## Description of the task
Below is a block of records. Copy every line in it that contains the word "state".

━━━ The records ━━━

void flush_seams(FdtdSolver* h, hipStream_t st);
int launch_fused2(FdtdSolver* h, long long n, hipStream_t st, const F2Table* tb, bool* sources2_done, bool* damp2_done = nullptr,
                  const ClipP* clip = nullptr, bool use_disp = false, bool e2_clip = false, const SrcP& sr = SrcP{}, bool defer_ok = false) {
  const bool inject = tb->with_sources;
  const GridP& g = h->g;
  if (use_disp && !h->mat4) return fail(h, "launch_fused2: dispersive cells in a pair without the materials grid");
  if (ensure_second_set(h)) return -1;
  int W = 16, zc = 32;
  const ClipP box = clip ? *clip : ClipP{0, g.nx, 0, g.ny, 0, g.nz};
  fused2_shape(h, &W, &zc, (clip && h->comm) ? clip : nullptr);
  if (clip && !h->comm && h->twostep_zc <= 0 && (long long)g.nx * g.ny * g.nz < (1LL << 28)) zc = std::min(zc, 16);
  zc = std::max(2, std::min(zc, box.k1 - box.k0));
  h->twostep_w_used = W; h->twostep_zc_used = zc;
// ... 60 lines not shown
      S.sseg_host.assign(nseg, -1);
      SrcT tab{};
      if (dev_upload(h, &S.sseg, (const int*)S.sseg_host.data(), nseg) || dev_upload(h, &S.tab, &tab, 1)) return -1;
    }
    if (S.sseg && S.state != 1) { sr_used.sseg = S.sseg; sr_used.t = S.tab; }
  }
  const int wv = h->whatif == 19 ? 9 : ((h->whatif >= 1 && h->whatif <= 15 && h->whatif != 9) ? h->whatif : 0);
  const auto word = [&](bool rep) {
    return fused2_opt(h->mem_hints != 0, h->mat4 != nullptr, !(tb->mons.empty() && (!tb->with_sources || h->src_h_nodes == 0) && !tb->dstart),
                      clip != nullptr, damp, use_disp, sr_used.sseg != nullptr, wv, rep, W);
  };
  const bool rep_capable = n_seams > 0 && !clip && (W == 16 || h->seam_defer == 2) && fused2_rep_word(word(false));
  const int opt = word(rep_capable && (h->seam_pending || h->whatif == 17));
  const auto no_sweep = [&] { return fail(h, "launch_fused2: no instantiation of the sweep for opt 0x%x, %d waves", opt, W); };
  if (!fused2_instantiated(fused2_lb(W, opt), opt)) return no_sweep();
  if (sr.sseg) { *sources2_done = true; h->spg.pairs++; }
  float* const rep_arr = h->seam_buf ? h->seam_buf + seam_scratch_floats(g, nbx) : nullptr;
  if (h->seam_pending && !rep_capable) flush_seams(h, st);
  h->seam_pending = false;
  bool defer = defer_ok && rep_capable && h->seam_defer != 0 && h->whatif == 0;
  if (defer) {
    bool e_post = false;
    for (const PointSrc& s : h->psrc) e_post = e_post || (s.n_e && n + 1 < s.n_steps);
    if ((e_post && !*sources2_done) || (h->has_damp && !dmp.e2)) defer = false;
  }
  const int blocks = remap ? ((total + 7) / 8) * 8 : total;
  const FdtdSolver::TileClasses* tc = tile_classes(h, W, zc, box, nbx, nby, nbz, use_disp, sr_used.sseg != nullptr);
  const bool split = tc && (use_disp || sr_used.sseg || (tc->n_bg > 0 && (h->tile_split == 1 || 8 * tc->n_bg >= tc->n_all)));
  const bool launched = launch_fused2_step(Fused2Launch{st, W, opt, blocks, g, h->f, h->f2, sp, mp, zc, nbx, nby, nbz, remap, inj, h->seam_buf, dmp, box,
                                                        TileClassP{split ? tc->dev : nullptr}, dp, sr_used});
  time_end(h, st);
  if (!launched) return no_sweep();
  {
    const int64_t word = FDTD_SWEEP_WORD(fused2_lb(W, opt), opt, W);
    if (std::find(h->sweep_words.begin(), h->sweep_words.end(), word) == h->sweep_words.end()) h->sweep_words.push_back(word);
  }
  if (n_seams > 0 && !(rep_capable && (h->whatif == 16 || h->whatif == 17))) {
    time_begin(h, 4, st);
    launch_seams(st, g, h->f2, sp, mp, h->seam_buf, n_seams, dmp, box, inj, sr, (defer || (h->whatif == 18 && rep_capable)) ? rep_arr : nullptr);
    time_end(h, st);
  }
  if (use_disp) h->disp.pairs++;
  if (!clip) swap_sets(h);
  if (defer) { h->seam_pending = true; h->seam_deferred_pairs++; }
  return 0;
// ... 1506 lines not shown
    return fail(nullptr, "fdtd_create: slab of %d x %d x %d cells exceeds the 2^32 cell index range", cfg->nx, cfg->ny, cfg->nz);
  for (int a = 0; a < 3; ++a) {
    const bool p0 = cfg->bc[2 * a] == FDTD_BC_PERIODIC, p1 = cfg->bc[2 * a + 1] == FDTD_BC_PERIODIC;
    if (p0 != p1 && a < 2) return fail(nullptr, "fdtd_create: periodic boundary must be set on both faces of axis %d", a);
    if (cfg->bc[2 * a + 1] == FDTD_BC_PMC) return fail(nullptr, "fdtd_create: PMC is supported on min faces only");
    if (a < 2 && (cfg->bc[2 * a] == FDTD_BC_NEIGHBOR || cfg->bc[2 * a + 1] == FDTD_BC_NEIGHBOR))
      return fail(nullptr, "fdtd_create: neighbour faces exist only along z");
  }
  int ndev = 0;
  if (hipGetDeviceCount(&ndev) != hipSuccess || ndev < 1) return fail(nullptr, "fdtd_create: no HIP device available");
  if (cfg->device < 0 || cfg->device >= ndev) return fail(nullptr, "fdtd_create: device %d out of range (%d devices)", cfg->device, ndev);
  FdtdSolver* h = new FdtdSolver();
  h->cfg = *cfg;
  h->no_jlo = getenv("FDTD_NO_JLO") != nullptr;
  if (hipSetDevice(cfg->device) != hipSuccess) { delete h; return fail(nullptr, "hipSetDevice(%d) failed", cfg->device); }
  GridP& g = h->g;
  g.nx = cfg->nx; g.ny = cfg->ny; g.nz = cfg->nz;
  g.sxy = (long long)cfg->nx * cfg->ny;
  g.bcx0 = cfg->bc[0]; g.bcx1 = cfg->bc[1]; g.bcy0 = cfg->bc[2]; g.bcy1 = cfg->bc[3];
  g.pec_z0 = cfg->bc[4] == FDTD_BC_PEC;
  g.psi_ghost = cfg->bc[4] == FDTD_BC_NEIGHBOR ? 1 : 0;
  g.ch = cfg->ch;
  h->zchunk = cfg->z_chunk > 0 ? cfg->z_chunk : 2;
  h->zchunk_f = cfg->z_chunk > 0 ? cfg->z_chunk : 16;
  h->user_geometry = cfg->z_chunk > 0;
  h->rows = 4;
  int rc = 0;
  const size_t fcount = (size_t)g.sxy * (g.nz + 2);
  h->field_bytes = fcount * sizeof(float);
  rc = alloc_field_set(h, h->fbase, fcount, 0);
// ... 889 lines not shown
    }
    case FDTD_OPT_PML_SPLIT: h->pml_split = value < 0 ? -1 : (value != 0); return 0;
    case FDTD_OPT_SHELL_PAIRS: h->shell_on = value < 0 ? -1 : value; return 0;
    case FDTD_OPT_STRIP: if (value % 64 < 1 || (value / 64 != 3 && value / 64 != 4)) break; h->strip_zc = value % 64; h->strip_occ = value / 64; return 0;
    case FDTD_OPT_SHELL2: h->shell2_on = value < 0 ? -1 : (value > 3 ? 1 : value); return 0;
    case FDTD_OPT_DEBUG_SYNC: h->debug_sync = value != 0; return 0;
    case FDTD_OPT_TILE_SPLIT: h->tile_split = value < 0 ? -1 : (value != 0); return 0;
    case FDTD_OPT_SRC_PAGED:
      h->spg_on = value < 0 ? -1 : (value != 0);
      if (h->spg.state == -1 && value != 0) h->spg.state = 0;
      return 0;
    case FDTD_OPT_SLAB_BOXES_FIRST: if (value < 0 || value > 3) break; h->slab_boxes_first = value; return 0;
    case FDTD_OPT_WHATIF: if (value < 0 || value > 19) break; h->whatif = value; return 0;
    case FDTD_OPT_SEAM_DEFER: if (value > 2) break; h->seam_defer = value < 0 ? -1 : value; return 0;
    case FDTD_OPT_AXIS_SHIFT: if (value < 0 || value > 2) break; h->axis_shift = value; return 0;
    case FDTD_OPT_DISP:
      if (h->disp.state == 1 && value == 0) break;
      h->disp_on = value < 0 ? -1 : (value != 0);
      if (h->disp.state == -1 && value != 0) h->disp.state = 0;
      return 0;
    case FDTD_OPT_SHELL2_SHAPE: {
      if (value <= 0) { h->shell2_qw = 0; h->shell2_ww = 8; h->shell2_zcw = 0; h->shell2_ws = 6; h->shell2_zcs = 0; return 0; }
      const int qw = value % 128, ww = (value >> 7) % 8 + ((value >> 7) % 8 == 0 ? 8 : 0), zcw = (value >> 10) % 128;
      const int ws = (value >> 17) % 16, zcs = (value >> 21) % 128;
      if ((qw != 0 && qw < 3) || qw > 64 || ws > 8) break;
      h->shell2_qw = qw; h->shell2_ww = ww; h->shell2_zcw = zcw;
      h->shell2_ws = ws > 0 ? ws : 6; h->shell2_zcs = zcs;
      return 0;
    }
    case FDTD_OPT_FUSED_LB: if (value != 0 && value != 256 && value != 512 && value != 1024) break; h->fused_lb = value; return 0;
// ... 27 lines not shown
  out->src_paged_pairs = (int32_t)std::min<long long>(h->spg.pairs, 0x7fffffff);
  out->struct_bytes = (int32_t)sizeof(FdtdStats);
  return 0;
}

━━━

## Finished exercise
    if (S.sseg && S.state != 1) { sr_used.sseg = S.sseg; sr_used.t = S.tab; }
      if (h->spg.state == -1 && value != 0) h->spg.state = 0;
      if (h->disp.state == 1 && value == 0) break;
      if (h->disp.state == -1 && value != 0) h->disp.state = 0;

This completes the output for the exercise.